Stored items:
- Opening Delimiter -
bool plan_narrow_layout(const TreeParams& p, const FcNet& net, size_t lds_limit, NarrowLayout* out) {
    auto align16 = [](size_t v) { return (v + 15) / 16 * 16; };
    auto align64 = [](size_t v) { return (v + 63) / 64 * 64; };
    int rows = 4;
    if (const char* env = std::getenv("MZMCTS_NARROW_ROWS")) rows = std::max(1, std::min(4, std::atoi(env)));
    int max_mode = 2;
    if (const char* env = std::getenv("MZMCTS_NARROW_PBC2")) max_mode = std::max(0, std::min(2, std::atoi(env)));
    const size_t span = static_cast<size_t>(narrow_span(p.A, p.S));
    for (int pass = 0; pass < 2; ++pass)
    for (int mode = max_mode; mode >= 0; --mode) {
        if (mode == 2 && p.S > 63) continue;
        for (int waves = 4; waves >= 1; waves >>= 1) {
            NarrowLayout lay{};
            size_t off = 0;
            lay.off_pbc = 0;
            lay.pbc2_mode = mode;
            if (const char* env = std::getenv("MZMCTS_NARROW_EXACT_DIV")) lay.exact_division = std::atoi(env) != 0;
            off = align16(sizeof(double) * 2 * (static_cast<size_t>(p.S) + 1));
            if (mode == 2) {
                lay.off_pbc2 = static_cast<uint32_t>(off);
                off = align16(off + sizeof(double) * (static_cast<size_t>(p.S) + 1) * 64);
            } else if (mode == 1) {
                lay.off_pbc2 = static_cast<uint32_t>(off);
                off = align16(off + sizeof(double) * (static_cast<size_t>(p.S) + 1) * (static_cast<size_t>(p.S) + 2) / 2);
            } else {
                lay.off_pbc2 = 0xffffffffu;
            }
            lay.off_units = static_cast<uint32_t>(off);
            off += sizeof(float) * 4 * 4 * kRow * kNarrowUnits;
            lay.off_bias = static_cast<uint32_t>(off);
            off = align64(off + sizeof(float) * kRow * kNarrowUnits);
            lay.off_trees = static_cast<uint32_t>(off);
            size_t t = static_cast<size_t>(p.S + 1) * 32 * span;
            lay.off_side = static_cast<uint32_t>(t);
            t = align16(t + sizeof(SideStats) * static_cast<size_t>(p.S + 1) * span);
            lay.off_path = static_cast<uint32_t>(t);
            t = align16(t + sizeof(int32_t) * static_cast<size_t>(p.S));
            lay.off_hidden = static_cast<uint32_t>(t);
            t = align16(t + sizeof(float) * static_cast<size_t>(p.S + 1) * net.enc);
            lay.off_misc = static_cast<uint32_t>(t);
            t = align16(t + 4 * 2 * kRow);
            lay.off_desc = static_cast<uint32_t>(t);
            if (span == 2) t += 16 * static_cast<size_t>(p.S + 1);
            t = align64(t);
            lay.tree_bytes = static_cast<uint32_t>(t);
            lay.waves = waves;
            lay.rows = rows;
            const size_t total = off + static_cast<size_t>(waves) * rows * t;
            lay.total_bytes = static_cast<uint32_t>(total);
            if (total <= (pass == 0 ? lds_limit * waves * rows / 16 : lds_limit)) {
                *out = lay;
                return true;
            }
        }
    }
    return false;
// ... 115 lines not shown
    const bool row_rng = lay.row_rng != 0;
    uint32_t* mt_key = p.mt_key + static_cast<size_t>(e) * kMtN;
    int32_t mt_pos = 0;
    if (row_rng) {
        const uint32_t skip = prefetch ? in.skip : (ctl.rng_skip ? ctl.rng_skip[e] : 0u);
        mt_pos = mt_skip_row(mt_key, prefetch ? in.mt_pos : p.mt_pos[e], skip, j);
        if (j == 0) {
            if (skip) p.mt_pos[e] = mt_pos;
            reset_search_state(p, e, nullptr);
        }
    } else if (j == 0) {
        reset_search_state(p, e, ctl.rng_skip);
    }
    if (n_root == 0) {
        if (j == 0 && ctl.actions) ctl.actions[e] = -1;
        return;
    }
    if (row_shl1_bits(j) != ((j + 1 < kRow) ? j + 1 : 0) || row_ror_bits<1>(j) != ((j + kRow - 1) & (kRow - 1))) {
        if (j == 0) atomicOr(p.error_flag, 8);
        return;
    }

    uint8_t* region = smem + lay.off_trees + static_cast<size_t>(tree_in_block) * lay.tree_bytes;
    const LdsTreeV<SPAN> tree{region, reinterpret_cast<SideStats*>(region + lay.off_side),
                              reinterpret_cast<int32_t*>(region + lay.off_path)};
    float* hidden_lds = reinterpret_cast<float*>(region + lay.off_hidden);
    int32_t* root_action_lds = reinterpret_cast<int32_t*>(region + lay.off_misc);
    float* root_logit_lds = reinterpret_cast<float*>(region + lay.off_misc) + kRow;
    static_assert(!Shape::kFixed || SPAN == 2, "the fixed shape has two actions");
    const Shape shape(p, net);
    const int enc = shape.enc(), A = shape.actions(), F = shape.features(), support = shape.support();
    const bool two_player = shape.two_player();
    const bool wide_support = F > kRow;

    float predicted;
    {
        const float obs = prefetch ? in.obs : ((j < net.obs) ? observations[static_cast<size_t>(e) * net.obs + j] : 0.f);
        const NarrowHeads h = narrow_initial(units, bias, enc, wide_support, net.repr.n_layers == 2, obs, j);
        float unused;
        narrow_support_pair(h.value_a, h.value_b, h.value_a, h.value_b, F, support, j, predicted, unused);
        const int my_action = (j < n_root) ? (prefetch ? in.root_action : p.root_action[static_cast<size_t>(e) * A + j]) : 0;
        root_action_lds[j] = my_action;
        root_logit_lds[j] = h.policy;
        if (j < enc) hidden_lds[j] = h.norm;
        group_memory_fence();
        const bool valid = j < n_root;
        double prior[1] = {narrow_softmax(valid ? root_logit_lds[my_action] : 0.f, valid)};
        if (prefetch)
// ... 58 lines not shown
        }
        MZ_STAMP(4);
        const int k_new = sim + 1;
        if constexpr (SPAN == 2) {
            write_pair_children(tree, k_new, A, prior[0], leaf_factor, j);
            link_new_node(region + lay.off_desc, link_entry, d.depth, k_new, j);
            root_entry = window_root_entry(region + lay.off_desc, j);
        } else {
            write_children<kRow, 1>(tree, k_new, A, prior, j);
        }
        if (j < enc) hidden_lds[k_new * enc + j] = h.norm;
        MZ_STAMP(5);
        backup_row<SPAN, PBC2>(tree, round, d.depth, sim, static_cast<double>(value_f), reward_f, two_player, p.discount, mm,
                               root_value_sum, root_reward, exotic, pbc, pbc2, p.S, j);
        group_memory_fence();
        if (d.depth > max_depth) max_depth = d.depth;
        depth_sum += d.depth;
        MZ_STAMP(6);
    }

    uint32_t sample_words = 0;
    int slot = 0;
    if (ctl.temperature && row_rng) {
        const ChildLinks* root_links = tree.links(0);
        slot = device_select_action_from([&](int i) { return root_links[i].visits; }, n_root,
                                         prefetch ? narrow_move_temperature(ctl, in) : move_temperature(ctl, e),
                                         [&]() { return mt_next_row(mt_key, mt_pos, j); }, &sample_words);
    }
    if (j == 0) {
        p.root_reward[e] = root_reward;
        p.root_predicted[e] = predicted;
        p.root_value_sum[e] = root_value_sum;
        p.min_max[e] = mm;
        p.max_depth[e] = max_depth;
        p.depth_sum[e] = depth_sum;
        if (ctl.temperature) {
            if (!row_rng) {
                const ChildLinks* root_links = tree.links(0);
                slot = device_select_action([&](int i) { return root_links[i].visits; }, n_root, move_temperature(ctl, e),
                                            mt_key, &mt_pos, &sample_words);
            }
            if (ctl.actions) ctl.actions[e] = slot >= 0 ? root_action_lds[slot] : slot;
            if (ctl.game_moves) ctl.game_moves[e] += 1;
        }
        if (words | sample_words) p.mt_pos[e] = mt_pos;
        if (words) p.tie_words[e] = words;
        if (ctl.tie_words) ctl.tie_words[e] = words;
        if (ctl.sample_words) ctl.sample_words[e] = sample_words;
        if (ctl.root_value_sum) ctl.root_value_sum[e] = root_value_sum;
        if (ctl.root_predicted) ctl.root_predicted[e] = predicted;
        if (ctl.max_depth) ctl.max_depth[e] = max_depth;
        if (ctl.depth_sum) ctl.depth_sum[e] = static_cast<int32_t>(depth_sum);
    }
    if (ctl.visits && j < A) ctl.visits[static_cast<size_t>(e) * A + j] = (j < n_root) ? tree.links(0)[j].visits : 0;
    const int block_words = 2 * A;
    const int n_blocks = publish_tree ? n_sims + 1 : 1;
    for (int t = j; t < n_blocks * block_words; t += kRow) {
        const int k = t / block_words, i = t - k * block_words;
        uint4* dst = reinterpret_cast<uint4*>(p.blocks + (static_cast<size_t>(k) * p.E + e) * p.line_stride);
        if (i < A) {
            ChildStats st = tree.stats(k)[i];
            const SideStats sd = tree.side(k)[i];
            st.value_sum = tree.links(k)[i].visits > 0 ? sd.value_sum : 0.0;
            if constexpr (SPAN == 2) st.prior = sd.prior;
            *reinterpret_cast<ChildStats*>(dst + 2 * i) = st;
        } else {
            *reinterpret_cast<ChildLinks*>(dst + 2 * (i - A) + 1) = tree.links(k)[i - A];
        }
    }
    for (int t = j; t < n_blocks * enc; t += kRow) {
        const int k = t / enc, i = t - k * enc;
        p.hidden[(static_cast<size_t>(k) * p.E + e) * enc + i] = hidden_lds[t];
    }
    MZ_STAMP(7);
    MZ_STAMP_FLUSH;
}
- Closing Delimiter -
All that is wanted is the stretch of lines above from the one containing "if (total <= (pass" through the one containing "int32_t* root_action_lds = reinterpret_cast<int32_t*>(region", duplicated exactly.

            if (total <= (pass == 0 ? lds_limit * waves * rows / 16 : lds_limit)) {
                *out = lay;
                return true;
            }
        }
    }
    return false;
// ... 115 lines not shown
    const bool row_rng = lay.row_rng != 0;
    uint32_t* mt_key = p.mt_key + static_cast<size_t>(e) * kMtN;
    int32_t mt_pos = 0;
    if (row_rng) {
        const uint32_t skip = prefetch ? in.skip : (ctl.rng_skip ? ctl.rng_skip[e] : 0u);
        mt_pos = mt_skip_row(mt_key, prefetch ? in.mt_pos : p.mt_pos[e], skip, j);
        if (j == 0) {
            if (skip) p.mt_pos[e] = mt_pos;
            reset_search_state(p, e, nullptr);
        }
    } else if (j == 0) {
        reset_search_state(p, e, ctl.rng_skip);
    }
    if (n_root == 0) {
        if (j == 0 && ctl.actions) ctl.actions[e] = -1;
        return;
    }
    if (row_shl1_bits(j) != ((j + 1 < kRow) ? j + 1 : 0) || row_ror_bits<1>(j) != ((j + kRow - 1) & (kRow - 1))) {
        if (j == 0) atomicOr(p.error_flag, 8);
        return;
    }

    uint8_t* region = smem + lay.off_trees + static_cast<size_t>(tree_in_block) * lay.tree_bytes;
    const LdsTreeV<SPAN> tree{region, reinterpret_cast<SideStats*>(region + lay.off_side),
                              reinterpret_cast<int32_t*>(region + lay.off_path)};
    float* hidden_lds = reinterpret_cast<float*>(region + lay.off_hidden);
    int32_t* root_action_lds = reinterpret_cast<int32_t*>(region + lay.off_misc);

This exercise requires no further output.